Skip to main content

Calorie and Macro Calculator

When you start a client's meal plan, the calculator gives you a sensible starting point for daily calories and macros. You step through three short screens — profile, goal, macros — and the final numbers are yours to tweak before applying.

Everything the calculator suggests is editable. You stay in control of the final numbers.

When to use it

  • Building a new client's first plan. No targets exist yet — the calculator saves you from doing the math by hand.
  • Recalculating after a change. A weight change, a goal change, or a new training phase — anything that means the old numbers are no longer right.

Opening the calculator

From the client's Meal Plans tab, click Create Meal Plan. At the top of the builder you'll see a friendly nudge:

A "Not sure where to start?" card with two buttons: Calculate targets and Enter manually

  • Calculate targets opens the calculator.
  • Enter manually opens the targets editor if you already know the numbers you want.

If a plan already has targets and you want to recalculate, click Edit Targets instead. A Recalculate from client profile button at the top of that window opens the calculator.

The three steps

The calculator is a short wizard. Pills at the top show where you are — click any pill to jump back at any time.

Step 1 — Profile

Five fields about who the client is.

Step 1 of the calculator with sex, age, height, weight, and activity level fields, and a calculated panel showing BMR and TDEE

  • Sex
  • Age
  • Height (cm)
  • Current weight — pulled from their most recent check-in when one exists.
  • Activity level — pick from Sedentary up to Extra active. Each option has a one-line description so it's clear which level fits.

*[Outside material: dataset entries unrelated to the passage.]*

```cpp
int launch_forward_leaf_linear(const DevJob* d_jobs, int n_jobs, int max_rows, bool banded, Tab8 tab8, Tab16 tab16,
                               int yl_cols, int yl_emis, int yl_cls, int multi, int* counters, bool trunc, hipStream_t st) {
  const double* tab = tab8.p;
  const double* log_tab = tab16.p;
  if (yl_cls > HX_YL_MAX_CLS_LINEAR + 1) return launch_fail("%d emission classes exceed the scaled-probability kernel's column words", yl_cls);
  if (multi > 1 && !banded) {
    const LdsPlan p = plan_lds(4, 1, false, yl_cols, yl_emis, yl_cls);
    if (p.total > HX_LDS_LIMIT) return launch_fail("k_fill_leaf_linear<multi> needs %d bytes of LDS (limit %d)", p.total, HX_LDS_LIMIT);
    if (trunc)
      hipLaunchKernelGGL((k_fill_leaf_linear<4, false, 1, 0, true, true>), dim3(n_jobs * multi), dim3(4 * 64), p.total, st, d_jobs, tab, log_tab, p, n_jobs,
                         multi, counters);
    else
      hipLaunchKernelGGL((k_fill_leaf_linear<4, false, 1, 0, true>), dim3(n_jobs * multi), dim3(4 * 64), p.total, st, d_jobs, tab, log_tab, p, n_jobs,
                         multi, counters);
    return 0;
  }
#define HXL_LAUNCH(W_, B_, PPW_) do { const LdsPlan p = plan_lds(W_, PPW_, B_, yl_cols, yl_emis, yl_cls); \
    if (p.total > HX_LDS_LIMIT) return launch_fail("k_fill_leaf_linear<%d> needs %d bytes of LDS (limit %d)", W_, p.total, HX_LDS_LIMIT); \
    if (trunc) hipLaunchKernelGGL((k_fill_leaf_linear<W_, B_, PPW_, 0, false, true>), dim3((n_jobs + PPW_ - 1) / PPW_), dim3(W_ * PPW_ * 64), p.total, st, \
                       d_jobs, tab, log_tab, p, n_jobs); \
    else hipLaunchKernelGGL((k_fill_leaf_linear<W_, B_, PPW_, 0>), dim3((n_jobs + PPW_ - 1) / PPW_), dim3(W_ * PPW_ * 64), p.total, st, \
                       d_jobs, tab, log_tab, p, n_jobs); } while (0)
  if (banded) {
    const char* v = getenv("HX_LINEAR_PPW");
    const int forced = v ? atoi(v) : 0;
    if (forced > 1 || (forced == 0 && n_jobs > 1024)) {
      if (plan_lds(1, 6, true, yl_cols, yl_emis, yl_cls).total <= 76 * 1024) HXL_LAUNCH(1, true, 6);
      else if (plan_lds(1, 5, true, yl_cols, yl_emis, yl_cls).total <= 76 * 1024) HXL_LAUNCH(1, true, 5);
      else HXL_LAUNCH(1, true, 4);
    } else HXL_LAUNCH(1, true, 1);
    return 0;
  }
  const char* v = getenv("HX_LINEAR_WAVES");
  const int forced = v ? atoi(v) : 0;
  if (forced == 1) HXL_LAUNCH(1, false, 1);
  else if (forced == 2) HXL_LAUNCH(2, false, 1);
  else if (forced == 4) HXL_LAUNCH(4, false, 1);
  else if (forced == 8) HXL_LAUNCH(8, false, 1);
  else if (forced == 16) HXL_LAUNCH(16, false, 1);
  else if (max_rows <= 64) HXL_LAUNCH(1, false, 1);
  else if (max_rows <= 128) HXL_LAUNCH(2, false, 1);
  else if (max_rows <= 256) HXL_LAUNCH(4, false, 1);
  else if (max_rows <= 512 || n_jobs > 256) HXL_LAUNCH(8, false, 1);
  else HXL_LAUNCH(16, false, 1);
#undef HXL_LAUNCH
  return 0;
}

int launch_backward_leaf_linear(const DevJob* d_jobs, int n_jobs, int max_rows, bool banded, Tab8 tab8, Tab16 tab16,
                                int yl_cols, int yl_emis, int yl_cls, int multi, int* counters, bool trunc, hipStream_t st) {
  const double* tab = tab8.p;
  const double* log_tab = tab16.p;
  if (yl_cls > HX_YL_MAX_CLS_LINEAR + 1) return launch_fail("%d emission classes exceed the scaled-probability kernel's column words", yl_cls);
  if (multi > 1 && !banded) {
    const LdsPlan p = plan_lds(4, 1, false, yl_cols, yl_emis, yl_cls);
    if (p.total > HX_LDS_LIMIT) return launch_fail("k_fill_leaf_linear<multi> needs %d bytes of LDS (limit %d)", p.total, HX_LDS_LIMIT);
    if (trunc)
      hipLaunchKernelGGL((k_fill_leaf_linear<4, false, 1, 1, true, true>), dim3(n_jobs * multi), dim3(4 * 64), p.total, st, d_jobs, tab, log_tab, p, n_jobs,
                         multi, counters);
    else
      hipLaunchKernelGGL((k_fill_leaf_linear<4, false, 1, 1, true>), dim3(n_jobs * multi), dim3(4 * 64), p.total, st, d_jobs, tab, log_tab, p, n_jobs,
                         multi, counters);
    return 0;
  }
#define HXL_LAUNCH(W_, B_, PPW_) do { const LdsPlan p = plan_lds(W_, PPW_, B_, yl_cols, yl_emis, yl_cls); \
    if (p.total > HX_LDS_LIMIT) return launch_fail("k_fill_leaf_linear<%d, bwd> needs %d bytes of LDS (limit %d)", W_, p.total, HX_LDS_LIMIT); \
    if (trunc) hipLaunchKernelGGL((k_fill_leaf_linear<W_, B_, PPW_, 1, false, true>), dim3((n_jobs + PPW_ - 1) / PPW_), dim3(W_ * PPW_ * 64), p.total, st, \
                       d_jobs, tab, log_tab, p, n_jobs); \
    else hipLaunchKernelGGL((k_fill_leaf_linear<W_, B_, PPW_, 1>), dim3((n_jobs + PPW_ - 1) / PPW_), dim3(W_ * PPW_ * 64), p.total, st, \
                       d_jobs, tab, log_tab, p, n_jobs); } while (0)
  if (banded) {
    const char* v = getenv("HX_LINEAR_PPW");
    const int forced = v ? atoi(v) : 0;
    if (forced > 1 || (forced == 0 && n_jobs > 1024)) {
      if (plan_lds(1, 6, true, yl_cols, yl_emis, yl_cls).total <= 76 * 1024) HXL_LAUNCH(1, true, 6);
      else if (plan_lds(1, 5, true, yl_cols, yl_emis, yl_cls).total <= 76 * 1024) HXL_LAUNCH(1, true, 5);
      else HXL_LAUNCH(1, true, 4);
    } else HXL_LAUNCH(1, true, 1);
    return 0;
  }
  const char* v = getenv("HX_LINEAR_WAVES");
  const int forced = v ? atoi(v) : 0;
  if (forced == 1) HXL_LAUNCH(1, false, 1);
  else if (forced == 2) HXL_LAUNCH(2, false, 1);
  else if (forced == 8) HXL_LAUNCH(8, false, 1);
  else if (max_rows <= 64) HXL_LAUNCH(1, false, 1);
  else if (max_rows <= 128) HXL_LAUNCH(2, false, 1);
  else if (max_rows <= 256) HXL_LAUNCH(4, false, 1);
  else if (max_rows <= 512 || n_jobs > 256) HXL_LAUNCH(8, false, 1);
  else HXL_LAUNCH(16, false, 1);
#undef HXL_LAUNCH
  return 0;
}

}
```

Baseline: 115.4 billion cells/s.

## Hand over pre-multiplied upper-row sums in forward linear fill

For the forward direction, each cell now precomputes the three transition-weighted sums (match, delete, wait) that the row below needs. It passes those downstream through the DPP shift and the LDS ring instead of the five raw states, which cuts ring traffic and the per-step dependent multiply-adds. The forward wave index is also remapped for W>4, and s_nop padding is added after the MULTI stores. The hand-over duplicates the transition arithmetic in the producer, and truncation order changes slightly, which could shift numerics.

```diff
diff --git a/historian_amd/csrc/hx_linear.hip b/historian_amd/csrc/hx_linear.hip
--- a/historian_amd/csrc/hx_linear.hip
+++ b/historian_amd/csrc/hx_linear.hip
@@ -30,6 +30,11 @@
 
 __device__ __forceinline__ L5 l5_zero() { return L5{0., 0., 0., 0., 0., HXL_EMIN}; }
 
+struct S3 { double imm, imd, iiw; int e; };
+__device__ __forceinline__ S3 s3_zero() { return S3{0., 0., 0., HXL_EMIN}; }
+template <int DIR> struct HandOver { typedef S3 type; static __device__ __forceinline__ S3 zero() { return s3_zero(); } };
+template <> struct HandOver<1> { typedef L5 type; static __device__ __forceinline__ L5 zero() { return l5_zero(); } };
+
 __device__ __forceinline__ int dpp_shr1_keep0(int old, int v) {
   return __builtin_amdgcn_update_dpp(old, v, 0x138, 0xf, 0xf, false);
 }
@@ -41,6 +46,9 @@
 __device__ __forceinline__ L5 dpp_shr1_old(const L5& o, const L5& c) {
   return L5{dpp_shr1_keep0(o.imm, c.imm), dpp_shr1_keep0(o.imd, c.imd), dpp_shr1_keep0(o.idm, c.idm),
             dpp_shr1_keep0(o.imi, c.imi), dpp_shr1_keep0(o.iiw, c.iiw), dpp_shr1_keep0(o.e, c.e)};
+}
+__device__ __forceinline__ S3 dpp_shr1_old(const S3& o, const S3& c) {
+  return S3{dpp_shr1_keep0(o.imm, c.imm), dpp_shr1_keep0(o.imd, c.imd), dpp_shr1_keep0(o.iiw, c.iiw), dpp_shr1_keep0(o.e, c.e)};
 }
 
 #define HXL_LOG_ENTRIES 1536
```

Anything we already know about the client is filled in for you. A red asterisk (*) marks any field still missing.

As soon as all five fields are filled, a blue panel below shows two derived numbers:

  • Resting burn (BMR) — what the client burns at rest, from the Mifflin–St Jeor formula.
  • Daily burn (TDEE) — BMR scaled by the activity level you picked.

These two numbers carry forward as a small recap at the top of every later step, so you don't have to remember them.

Step 2 — Goal

Pick a goal, and (for fat loss or muscle gain) set a target weight and a timeline. The calculator works backwards from what the client wants to achieve.

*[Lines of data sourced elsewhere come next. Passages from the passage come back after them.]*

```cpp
#include "../../include/colbwt.h"
#include "bin_writer.h"
#include "count_query.h"
#include "fasta_parallel.h"
#include "fastx_reader.h"
#include "index.h"
#include "locate_query.h"
// ... 859 lines not shown
int colbwt_index_open_devices(const char *prefix_or_file, const colbwt_widths *widths, const int *devices, int n_devices,
                              int layout, colbwt_index **out) {
    if (!prefix_or_file || !out) return fail(COLBWT_ERR_ARG, "null argument");
    *out = nullptr;
    MappedFile mf;
    const int rc = map_index_file(prefix_or_file, mf);
    return rc != COLBWT_OK ? rc : colbwt_index_open_memory_devices(mf.data, mf.len, widths, devices, n_devices, layout, out);
}

void colbwt_index_close(colbwt_index *idx) { delete idx; }

int colbwt_index_info(const colbwt_index *idx, colbwt_info *out) {
    if (!idx || !out) return fail(COLBWT_ERR_ARG, "null argument");
    out->bwt_r = idx->ix.bwt_r();
    out->n = idx->ix.n();
    out->r = idx->ix.r();
    out->sigma = idx->ix.sigma();
    out->device = (uint32_t)idx->ix.device();
    out->device_bytes = idx->ix.device_bytes() + idx->loc.bytes();
    out->layout = (uint32_t)idx->ix.layout();
    out->layout_shape = idx->ix.line_rows() ? (idx->ix.table_fat().steps << 8) | kFatSlotSteps : 0;
    out->table_rows = idx->ix.table_rows();
    out->n_devices = 1 + (uint32_t)idx->more.size();
    out->reserved_ = 0;
    return COLBWT_OK;
}

int colbwt_query_batch(colbwt_index *idx, const uint8_t *bases, const uint64_t *read_off, uint64_t n_reads,
                       uint16_t *pml, uint8_t *cid, colbwt_stats *stats) {
    return query_batch_all<uint16_t>(idx, bases, read_off, n_reads, pml, cid, stats);
}

int colbwt_query_batch_u32(colbwt_index *idx, const uint8_t *bases, const uint64_t *read_off, uint64_t n_reads,
                           uint32_t *pml, uint8_t *cid, colbwt_stats *stats) {
    return query_batch_all<uint32_t>(idx, bases, read_off, n_reads, pml, cid, stats);
}

int colbwt_query_device(colbwt_index *idx, const uint8_t *d_bases, const uint64_t *d_read_off, uint64_t n_reads,
                        uint64_t n_bases, void *d_pml, int pml_bytes, uint8_t *d_cid, void *hip_stream,
                        colbwt_stats *stats) {
    return colbwt_query_device_ordered(idx, d_bases, d_read_off, n_reads, n_bases, d_pml, pml_bytes, d_cid, nullptr,
                                       hip_stream, stats);
}

int colbwt_query_device_ordered(colbwt_index *idx, const uint8_t *d_bases, const uint64_t *d_read_off,
                                uint64_t n_reads, uint64_t n_bases, void *d_pml, int pml_bytes, uint8_t *d_cid,
                                const uint32_t *d_order, void *hip_stream, colbwt_stats *stats) {
// ... 507 lines not shown
```

### col-bwt_amd/csrc/fat2_query.hip

```cpp
#include <hip/hip_runtime.h>
#include <stdint.h>

#include "device_layout.h"
#include "fat_cursor.h"
#include "fat_layout.h"
#include "lane_io.h"
#include "lane_out.h"
#include "query_kernels.h"

namespace colbwt {

namespace {

constexpr uint32_t kOffMis0 = 0xFFFFFFFCu;
constexpr uint32_t kOffMis1 = 0xFFFFFFFBu;

#ifdef COLBWT_COUNT_TRIPS
#define FAT2_STAT(k) (++stat[k])
#else
#define FAT2_STAT(k) ((void)0)
#endif

__device__ __forceinline__ uint32_t mis_slot(const uint8_t *top, uint32_t own, uint32_t c) {
    const uint32_t aidx = top[own], cidx = top[c];
// ... 21 lines not shown
    uint32_t *const claim = &s_claim;
    ReadCursor rc;
    bool done;
    rc.c_next = threadIdx.x;
    rc.request_chunk(plan, read_off);
    rc.commit();
    done = !rc.enter_chunk(plan, claim);

    OutRuns acc;
    uint32_t trip = 0;
    LaneWindow win;
    win.init(rc.off + rc.k - 1);
    uint4 (*const my_win)[64] = s_win[wave];

    uint32_t j = done ? 0u : T.r - 1;
    uint32_t o = kOffLastPos;
    uint32_t L = 0;
    const uint4 *const my_row = &s_stage[wave][p][g8];

#ifdef COLBWT_COUNT_TRIPS
    unsigned long long stat[8] = {0, 0, 0, 0, 0, 0, 0, 0};
#endif
    while (__any(!done)) {
        bool step_back = false;
        if (!done && rc.k == 0 && !rc.next_in_flight && (rc.r != rc.r_lo || rc.nc_ready)) {
            if (rc.r != rc.r_lo) {
                rc.r -= 1;
                rc.k = rc.off - rc.next_off;
                rc.off = rc.next_off;
                step_back = rc.r > rc.r_lo;
            } else if (kWide || acc.cnt == 0) {
                done = !rc.enter_chunk(plan, claim);
                if (!done) win.init(rc.off + rc.k - 1);
            }
            j = done ? 0u : T.r - 1;
            o = kOffLastPos;
            L = 0;
        }
        const bool live = !done && rc.k != 0;
        uint64_t &k = rc.k;
        const uint64_t g = rc.off + k - 1;

        s_jx[lane] = j;
        wave_sync();
        {
            const uint4 ja = *reinterpret_cast<const uint4 *>(&s_jx[g8]);
            const uint4 jb = *reinterpret_cast<const uint4 *>(&s_jx[g8 + 4]);
            const uint32_t jq[8] = {ja.x, ja.y, ja.z, ja.w, jb.x, jb.y, jb.z, jb.w};
            wave_sync();
#pragma unroll
            for (uint32_t q = 0; q < 8; ++q)
                __builtin_amdgcn_global_load_lds(T.lines + (uint64_t)jq[q] * kFatRowBytes + ((p ^ q) << 4), &s_stage[wave][q][0],
                                                 16, 0, 0);
        }
        if (live && win.avail(g) < (k < 8u ? (uint32_t)k : 8u)) win.request(my_win, bases, g);
        if (step_back) { rc.in_next = read_off[rc.r - 1]; rc.next_in_flight = true; }
        if (!done && rc.fetch_pending) rc.request_chunk(plan, read_off);
        lds_dma_landed();
        rc.commit();

        const uint32_t have = live ? win.avail(g) : 0u;
        uint32_t consumed = 0, l_new = 0, keep = 0xFFFFFFFFu, keep1 = 0xFFFFFFFFu;
        uint64_t ids = 0;
        if (!live || have == 0) FAT2_STAT(5);
        if (live && have != 0) {
            const uint64_t W = win.get8(my_win, lane, g);
            const uint32_t left = k < have ? (uint32_t)k : have;
            if (o == kOffMis0 || o == kOffMis1) {
                FAT2_STAT(2);
                const uint32_t h4 = !kDeep && o == kOffMis1 ? 4u : 0u;
                const uint4 e0 = my_row[(h4 + 0u) ^ p], e1 = my_row[(h4 + 1u) ^ p], e2 = my_row[(h4 + 2u) ^ p],
                            e3 = my_row[(h4 + 3u) ^ p];
                const uint32_t carry = L;
                const uint32_t t1 = (e0.y >> 16) & 0xFFu, d1 = e0.y >> 24, v1 = e3.z & 7u;
                uint32_t oc = 4;
                if (left >= 2) {
                    const uint32_t c2 = (uint32_t)(W >> 48) & 0xFFu;
                    const uint32_t s2 = mis_slot(s_top, t1, c2);
                    if (c2 == t1) oc = 0;
                    else if (s2 < kFatSlots && ((v1 >> s2) & 1u)) oc = 1 + s2;
                }
                if (oc < 4) {
                    const uint32_t J = oc == 0 ? e0.z : oc == 1 ? e0.w : oc == 2 ? e1.x : e1.y;
                    const uint32_t rho = oc == 0 ? e1.z : oc == 1 ? e1.w : oc == 2 ? e2.x : e2.y;
                    const uint32_t pw = oc < 2 ? e2.z : e2.w, P = (oc & 1u) ? pw >> 16 : pw & 0xFFFFu;
// ... 27 lines not shown
                        uint32_t sn = kFatSlots;
                        if (left > seen) {
                            const uint32_t cn = (uint32_t)(W >> (8u * (7u - seen))) & 0xFFu;
                            if (cn != nch) sn = mis_slot(s_top, nch, cn);
                        }
                        if (sn < kFatSlots && ((nv >> sn) & 1u)) {
                            const uint32_t e = nrho * kFatSlots + sn;
                            j = T.slot_line0 + (kDeep ? e : e >> 1);
                            o = kDeep ? kOffMis0 : kOffMis0 - (e & 1u);
                            L = ncd;
                        } else {
                            j = nJ;
                            o = nP;
                        }
                    }
                } else {
                    consumed = 1;
                    l_new = 0;
                    ids = (uint64_t)carry;
                    L = 0;
                    j = e0.x;
                    o = e0.y & 0xFFFFu;
                }
            } else {
                FAT2_STAT(0);
                const uint4 r0 = my_row[0 ^ p];
                const uint4 r1 = my_row[1 ^ p];
                const uint64_t CH = (uint64_t)r0.x | ((uint64_t)r0.y << 32);
                const uint64_t CID = (uint64_t)r0.z | ((uint64_t)r0.w << 32);
                const uint32_t len = r1.x & 0xFFFFu;
                uint32_t skip = 0;
                bool stay = false;
                if (o == kOffPred) { o = len - 1; skip = 1; }
                else if (o == kOffSucc) { o = 0; skip = 1; }
                else if (o >= len && j < T.r - 1) {
                    o -= len;
                    j += 1;
                    stay = true;
                    FAT2_STAT(1);
                } else {
                    o = o < len ? o : len - 1;
                }
                if (!stay) {
                    const uint64_t X = skip ? ((W >> 8) ^ CH) & 0x00FFFFFFFFFFFFFFull : W ^ CH;
                    const uint32_t run = matching_top_bytes(X);
                    const uint32_t cap = left + skip < (uint32_t)K ? left + skip : (uint32_t)K;
// ... 48 lines not shown
                        const uint32_t Oh = reinterpret_cast<const uint16_t *>(&my_row[((kFatO / 16) + (e >> 3)) ^ p])[e & 7u];
                        const uint64_t cuts = (uint64_t)r1.y | ((uint64_t)r1.z << 32);
                        const uint32_t cut = (uint32_t)(cuts >> (8 * e)) & 0xFFu, cut_a = cut & 0xFu, len_b = cut >> 4;
                        j = I;
                        if (cut_a != kSKCutNone && o >= cut_a) {
                            j += 1;
                            o -= cut_a;
                            if (len_b != kSKCutNone && o >= len_b) {
                                j += 1;
                                o -= len_b;
                            }
                        } else {
                            o += Oh;
                        }
                    }
                }
            }
            if constexpr (kWide) {
                for (uint32_t e = 0; e < consumed; ++e) {
                    pml[g - consumed + 1 + e] = (PmlT)((e < 2 ? keep : keep1) ? l_new - e : 0u);
                    cid[g - consumed + 1 + e] = (uint8_t)(ids >> (8 * e));
                }
            } else {
                acc.push_run(consumed, l_new, keep, keep1, (uint32_t)ids, (uint32_t)(ids >> 32));
            }
            k -= consumed;
        }
        wave_sync();
        if constexpr (!kWide) {
#ifdef COLBWT_ABL_NO_FLUSH
            if ((trip & (OutRuns::kPeriod - 1)) == OutRuns::kPeriod - 1) acc.cnt = acc.cnt > 90 ? 1 : 0;
#else
            if ((trip & (OutRuns::kPeriod - 1)) == OutRuns::kPeriod - 1)
                acc.flush_wave((uint16_t *)pml, cid, rc.off + rc.k, !done, rc.k == 0 && rc.r == rc.r_lo, &s_stage[wave][0][0], lane);
#endif
        }
        ++trip;
        wave_sync();
    }
#ifdef COLBWT_COUNT_TRIPS
    for (int q = 0; q < 8; ++q) atomicAdd(&g_fat_stats[q], stat[q]);
#endif
}

template <int K>
void launch_steps2(const FatTable &T, const uint8_t *d_bases, const uint64_t *d_read_off, uint64_t n_reads, uint64_t n_bases,
                   void *d_pml, int pml_bytes, uint8_t *d_cid, hipStream_t stream) {
// ... 31 lines not shown
```

### col-bwt_amd/csrc/fat_build.hip

```cpp
#include <hip/hip_runtime.h>
#include <stdint.h>

#include <functional>
#include <string>
#include <vector>

#include "../../include/colbwt.h"
#include "dev_mem.h"
#include "device_layout.h"
#include "fat_layout.h"
#include "jump_tables.h"
#include "lf_device.h"
#include "query_kernels.h"
#include "read_sampler.h"
#include "refine.h"

namespace colbwt {

namespace {
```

Step 2 of the calculator with muscle gain goal, target weight 50 kg, 20 weeks, and a derived panel showing target calories, daily surplus, weekly change, and total change

  • Goal — Maintain, Fat loss, or Muscle gain.
  • Target weight — what they want to reach. (Hidden when the goal is Maintain.)
  • Timeline (weeks) — how long they have. (Hidden when the goal is Maintain.)

Once you fill in target weight and weeks, a blue panel summarises the plan:

  • Target calories — the daily calorie target the client should eat to land at the target weight on schedule.
  • Daily deficit (fat loss) or Daily surplus (muscle gain) — the gap between target calories and daily burn, with the percent of TDEE in brackets.
  • Weekly change — how much weight they'll move each week.
  • Total change — the full change over the timeline.

If the pace looks too steep or too gentle, change either the target weight or the weeks — the numbers update live.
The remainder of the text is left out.